Cell-to-Cell Communication
Beyond diagnosis, exosome-carried microRNAs serve a biological purpose: they allow cells to communicate. A cell can package specific microRNAs into exosomes and release them into the surrounding fluid, where they travel to distant cells and alter gene expression upon arrival. The sorting process isn’t random. Specific proteins inside the cell recognize sequence motifs on certain microRNAs and direct them into outgoing exosomes. This means cells can selectively export microRNAs to influence the behavior of other cells, including, in the case of cancer, promoting tumor growth in distant tissues.
MicroRNA-Based Therapies
The idea of using microRNAs as medicine is straightforward in concept: deliver a synthetic microRNA to restore a missing tumor suppressor, or use an inhibitor molecule to block a harmful oncomiR. In practice, the field has been slow to deliver. No microRNA-based drug has reached Phase III clinical trials or received FDA approval. Several early candidates were terminated due to toxicity problems. One of the furthest along was lademirsen, an inhibitor of miR-21 tested in Phase II trials for Alport syndrome, a genetic kidney disease. That trial has completed, but the broader pipeline remains thin.

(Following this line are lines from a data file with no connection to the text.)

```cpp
#include "sa_bucket.h"
#include "sa_check.h"
#include "sa_kernels.h"
#include "sa_lcp.h"
#include "sa_limits.h"
// ... 1238 lines not shown
    const int r1 = opts ? opts->round1 : SA_ROUND1_AUTO;
    bool bucketed = false;
    auto plan_round1 = [&](bool sampled, bool* complete) -> int {
        SA_HIP(hipMemsetAsync(c->alpha, 0, 8 * 4, s));
        tm.begin(SA_K_ALPHABET);
        if (sampled) {
            const bool first4k = (c->dbg & SA_DEBUG_ALPHA_SAMPLE_SMALL) != 0;
            const uint64_t nb = alpha_text_blocks(n), ns = alpha_sample_blocks(n, first4k);
            hipLaunchKernelGGL(k_alphabet_sample, dim3((uint32_t)std::min<uint64_t>(ns, 2ull * (uint32_t)c->cus)),
                               dim3(kBlock), 0, s, d_text, n, nb, ns, c->alpha);
            add_bytes(st, SA_K_ALPHABET, alpha_sample_bytes(n, first4k));
        } else {
            const uint32_t grid = (uint32_t)std::min<uint64_t>((n + kBlock * 16 - 1) / (kBlock * 16), SA_ALPHA_GRID);
            hipLaunchKernelGGL(k_alphabet, dim3(grid), dim3(kBlock), 0, s, d_text, n, c->alpha);
            add_bytes(st, SA_K_ALPHABET, n);
        }
        tm.end();
        SA_HIP(hipGetLastError());
        SA_HIP(hipMemcpyAsync(h_alpha, c->alpha, 8 * 4, hipMemcpyDeviceToHost, s));
        SA_HIP(hipMemcpyAsync(h_tail, d_text + (n - tail_n), tail_n, hipMemcpyDeviceToHost, s));
        SA_HIP(host_sync(s));
        *complete = true;
        for (uint32_t t = 0; t < tail_n; ++t) {
            const uint32_t x = h_tail[t];
            if (!((h_alpha[x >> 5] >> (x & 31)) & 1u)) *complete = false;
            h_alpha[x >> 5] |= 1u << (x & 31);
        }
        sigma = 0;
        for (int b = 0; b < 256; ++b) h_code[b] = ((h_alpha[b >> 5] >> (b & 31)) & 1u) ? (uint16_t)(++sigma) : 0;
        SA_HIP(hipMemcpyAsync(c->code, h_code, 256 * 2, hipMemcpyHostToDevice, s));
        c->dna = sigma == 4 && h_code['A'] && h_code['C'] && h_code['G'] && h_code['T'];
        K = choose_chars(sigma, n, opts ? opts->init_chars : 0);
        Kb = (opts && opts->init_chars > 0) || sigma <= 1 ? K : min_chars(sigma, n);
        bucketed = plan_bucketed(sigma, n, Kb, r1, c->radix, &bp, 1, (c->dbg & SA_DEBUG_NO_CMP) ? 0 : 1);
        if (bucketed && bp.bs.cmp && short_suffix_ties(h_tail, n, tail_n, h_code, sigma, bp.bs.s, bp.bs.R))
            bucketed = plan_bucketed(sigma, n, Kb, r1, c->radix, &bp, 1, 0);
        const bool force_eonly = (c->dbg & SA_DEBUG_EONLY) != 0;
        if (bucketed && bp.bs.cmp == 1 && ((sigma & (sigma - 1)) != 0 || force_eonly) &&
            !(c->dbg & SA_DEBUG_NO_EONLY)) {
            const uint32_t hb = bp.bs.bb - kLoBits;
            BucketPlan b2;
            if ((force_eonly || !plan_pk8(bp, hb, c->dbg, true)) && plan_bucketed(sigma, n, Kb, r1, c->radix, &b2, 1, 2) &&
                (force_eonly || plan_pk8(b2, hb, c->dbg, true)) &&
                !short_suffix_ties(h_tail, n, tail_n, h_code, sigma, b2.bs.s, b2.bs.R, b2.K))
                bp = b2;
        }
        return SA_OK;
    };
    bool sampled = !(c->dbg & SA_DEBUG_NO_ALPHA_SAMPLE) &&
                   (n >= kPadMinN || (c->dbg & SA_DEBUG_ALPHA_SAMPLE_SMALL)) && c->radix == 0 && r1 != SA_ROUND1_LSD;
    bool refuted = false;
    uint64_t* keys1 = nullptr;
    uint32_t ksh1 = 0;
    uint32_t P = 0;
    bool fused = false;
    bool r1_pivot = false;
    uint64_t D = 0, m = 0, G = 0;
    uint64_t seg1[3] = {0, 0, 0};
    int r2 = 0;
    for (;;) {
        bool complete = true;
        rc = plan_round1(sampled, &complete);
        if (rc) return rc;
        if (sampled && !(bucketed && complete)) {
            SA_TRACE("packed: sampled alphabet (sigma=%u) not kept: %s", sigma,
                     complete ? "round 1 is not bucketed" : "the tail holds another symbol");
            sampled = false;
            continue;
        }
        c->samples_pending = false;
        if (!bucketed) break;
        bool done = false;
        c->alpha_prove = sampled && sigma < 256;
        c->alpha_refuted = false;
        rc = round1_bucketed(c, d_text, n, d_sa, bp, full_range(bp, n), s, tm, st, &done, &fused, seg1, &ksh1, true,
// ... 1057 lines not shown
```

The challenges are significant. Delivering a tiny RNA molecule to the right tissue without triggering immune reactions or off-target effects is difficult. Because a single microRNA can regulate hundreds of genes simultaneously, blocking or mimicking one carries the risk of unintended consequences in tissues you weren’t aiming for. These hurdles haven’t killed interest in the approach, but they explain why microRNA diagnostics are currently closer to clinical reality than microRNA therapeutics.